The implications extend far beyond this single case. For years, climate skeptics have faced accusations of being “science deniers,” while attempts to question climate orthodoxy have been met with personal attacks, professional ostracism, and now, as Mann demonstrated, lawfare. This court decision represents a rare instance where the tables have turned – where the cost of attempting to silence legitimate scientific debate through litigation has been assigned to the silencer rather than the silenced.

Victory for Scientific Discourse

The court’s decision marks a significant moment for free expression in scientific debate. The $530,000 payment Mann now owes represents more than just compensation for legal expenses – it stands as a warning to those who would use litigation to stifle criticism rather than engaging with it on its merits. For conservatives who’ve long questioned the climate catastrophe narrative, this ruling feels like vindication.

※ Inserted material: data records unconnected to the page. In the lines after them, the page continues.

@@ -210,8 +211,14 @@
     }
 }
 
+typedef unsigned int walk_u32x4 __attribute__((ext_vector_type(4)));
+typedef unsigned int walk_u32x8 __attribute__((ext_vector_type(8)));
+typedef unsigned int walk_u32x16 __attribute__((ext_vector_type(16)));
+__device__ __forceinline__ double walk_f64(unsigned lo, unsigned hi) { return __hiloint2double((int) hi, (int) lo); }
+static_assert(offsetof(NodeG, sibling) == 0x40 && offsetof(NodeG, bhlim) == 0x50 && offsetof(NodeG, wraplim) == 0x70, "the ADDR32 fetch names the record's pieces by offset");
+
 template <bool POT, bool PREFETCH, int LEAFB, int STATS, bool BH, bool GHOSTS = false, bool PERSIST = false, bool RING = false, bool READOUT = false,
-          bool SPARSE = false>
+          bool SPARSE = false, bool ADDR32 = false>
 __global__ __launch_bounds__(512) __attribute__((amdgpu_num_sgpr(96), amdgpu_num_vgpr(64))) void grav_walk_exact_kernel(const WalkArgs a)
 {
     extern __shared__ double4 ring_all[];
@@ -310,7 +317,39 @@
     unsigned int lonely8 = 0, lonely16 = 0;
 
     do {
-        NodeG nd = nodeG[cur];
+        NodeG nd;
+        if constexpr(ADDR32) {
+            walk_u32x16 q0;
+            walk_u32x4 q1, q3;
+            walk_u32x8 q2;
+            const unsigned recoff = (unsigned) cur << 7;
+            asm volatile("s_load_dwordx4 %[q3], %[pool], %[off] offset:0x70\n\t"
+                         "s_load_dwordx16 %[q0], %[pool], %[off] offset:0x0\n\t"
+                         "s_load_dwordx4 %[q1], %[pool], %[off] offset:0x40\n\t"
+                         "s_load_dwordx8 %[q2], %[pool], %[off] offset:0x50\n\t"
+                         "s_waitcnt lgkmcnt(0)"
+                         : [q0] "=&s"(q0), [q1] "=&s"(q1), [q2] "=&s"(q2), [q3] "=&s"(q3)
+                         : [pool] "s"((unsigned long long) (size_t) a.nodeG), [off] "s"(recoff));
+            nd.cofm[0] = walk_f64(q0[0], q0[1]);
+            nd.cofm[1] = walk_f64(q0[2], q0[3]);
+            nd.cofm[2] = walk_f64(q0[4], q0[5]);
+            nd.mass = walk_f64(q0[6], q0[7]);
+            nd.center[0] = walk_f64(q0[8], q0[9]);
+            nd.center[1] = walk_f64(q0[10], q0[11]);
+            nd.center[2] = walk_f64(q0[12], q0[13]);
+            nd.len = walk_f64(q0[14], q0[15]);
+            nd.sibling = (int) q1[0];
+            nd.child = (int) q1[1];
+            nd.type = (int) q1[2];
+            nd.count = (int) q1[3];
+            nd.bhlim = walk_f64(q2[0], q2[1]);
+            nd.mlen2 = walk_f64(q2[2], q2[3]);
+            nd.inside = walk_f64(q2[4], q2[5]);
+            nd.rcut2 = walk_f64(q2[6], q2[7]);
+            nd.wraplim = walk_f64(q3[0], q3[1]);
+            nd.rcuthl = walk_f64(q3[2], q3[3]);
+        } else
+            nd = nodeG[cur];
         int wl_hi = __double2hiint(nd.wraplim);
         asm volatile("" : "+s"(wl_hi));
         nd.wraplim = __hiloint2double(wl_hi, __double2loint(nd.wraplim));
@@ -376,9 +415,14 @@
                 if(lane < 2 * cnt)
                     __builtin_amdgcn_global_load_lds(reinterpret_cast<const double2 *>(a.posm_leaf + nd.child) + lane,
                                                      (__attribute__((address_space(3))) void *) (ring + ringfill), 16, 0, 0);
-                if(doopen) {
-                    ringmask |= ((1u << cnt) - 1u) << ringfill;
-                    nint += cnt;
+                {
+                    const unsigned slots = ((1u << cnt) - 1u) << ringfill;
+                    asm volatile("s_mov_b64 exec, %[m]\n\t"
+                                 "v_or_b32 %[rm], %[slots], %[rm]\n\t"
+                                 "v_add_u32 %[ni], %[cnt], %[ni]\n\t"
+                                 "s_mov_b64 exec, -1"
+                                 : [rm] "+v"(ringmask), [ni] "+v"(nint)
+                                 : [m] "s"(doopenm), [slots] "s"(slots), [cnt] "s"(cnt));
                 }
                 ringfill += cnt;
                 if(wrapnode == cur)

In an age where climate policy drives trillion-dollar economic decisions and shapes international agreements, robust debate about the underlying science shouldn’t just be permitted – it should be encouraged. Mann’s lawsuit represented the opposite approach: an attempt to use legal intimidation to shield his work from scrutiny.

This case serves as a reminder of why the founders placed free speech as the first amendment in our Bill of Rights. Scientific progress depends on challenging established theories, questioning methodologies, and yes, sometimes criticizing the work of prominent researchers. When scientists attempt to use courts rather than evidence to vindicate their positions, they undermine the very foundation of scientific inquiry.

Key Takeaways

  • A DC court rejected climate scientist Michael Mann’s attempt to avoid paying $530,000 in legal fees to National Review after his failed lawsuit.
  • The judge issued a scathing assessment that Mann and his lawyers deliberately misled the jury about lost grant funding.
  • This case exposes how climate alarmists often use legal intimidation rather than scientific evidence to silence critics.
  • Free speech in scientific debate scores a major victory as Mann’s attempt to punish skeptics backfires spectacularly.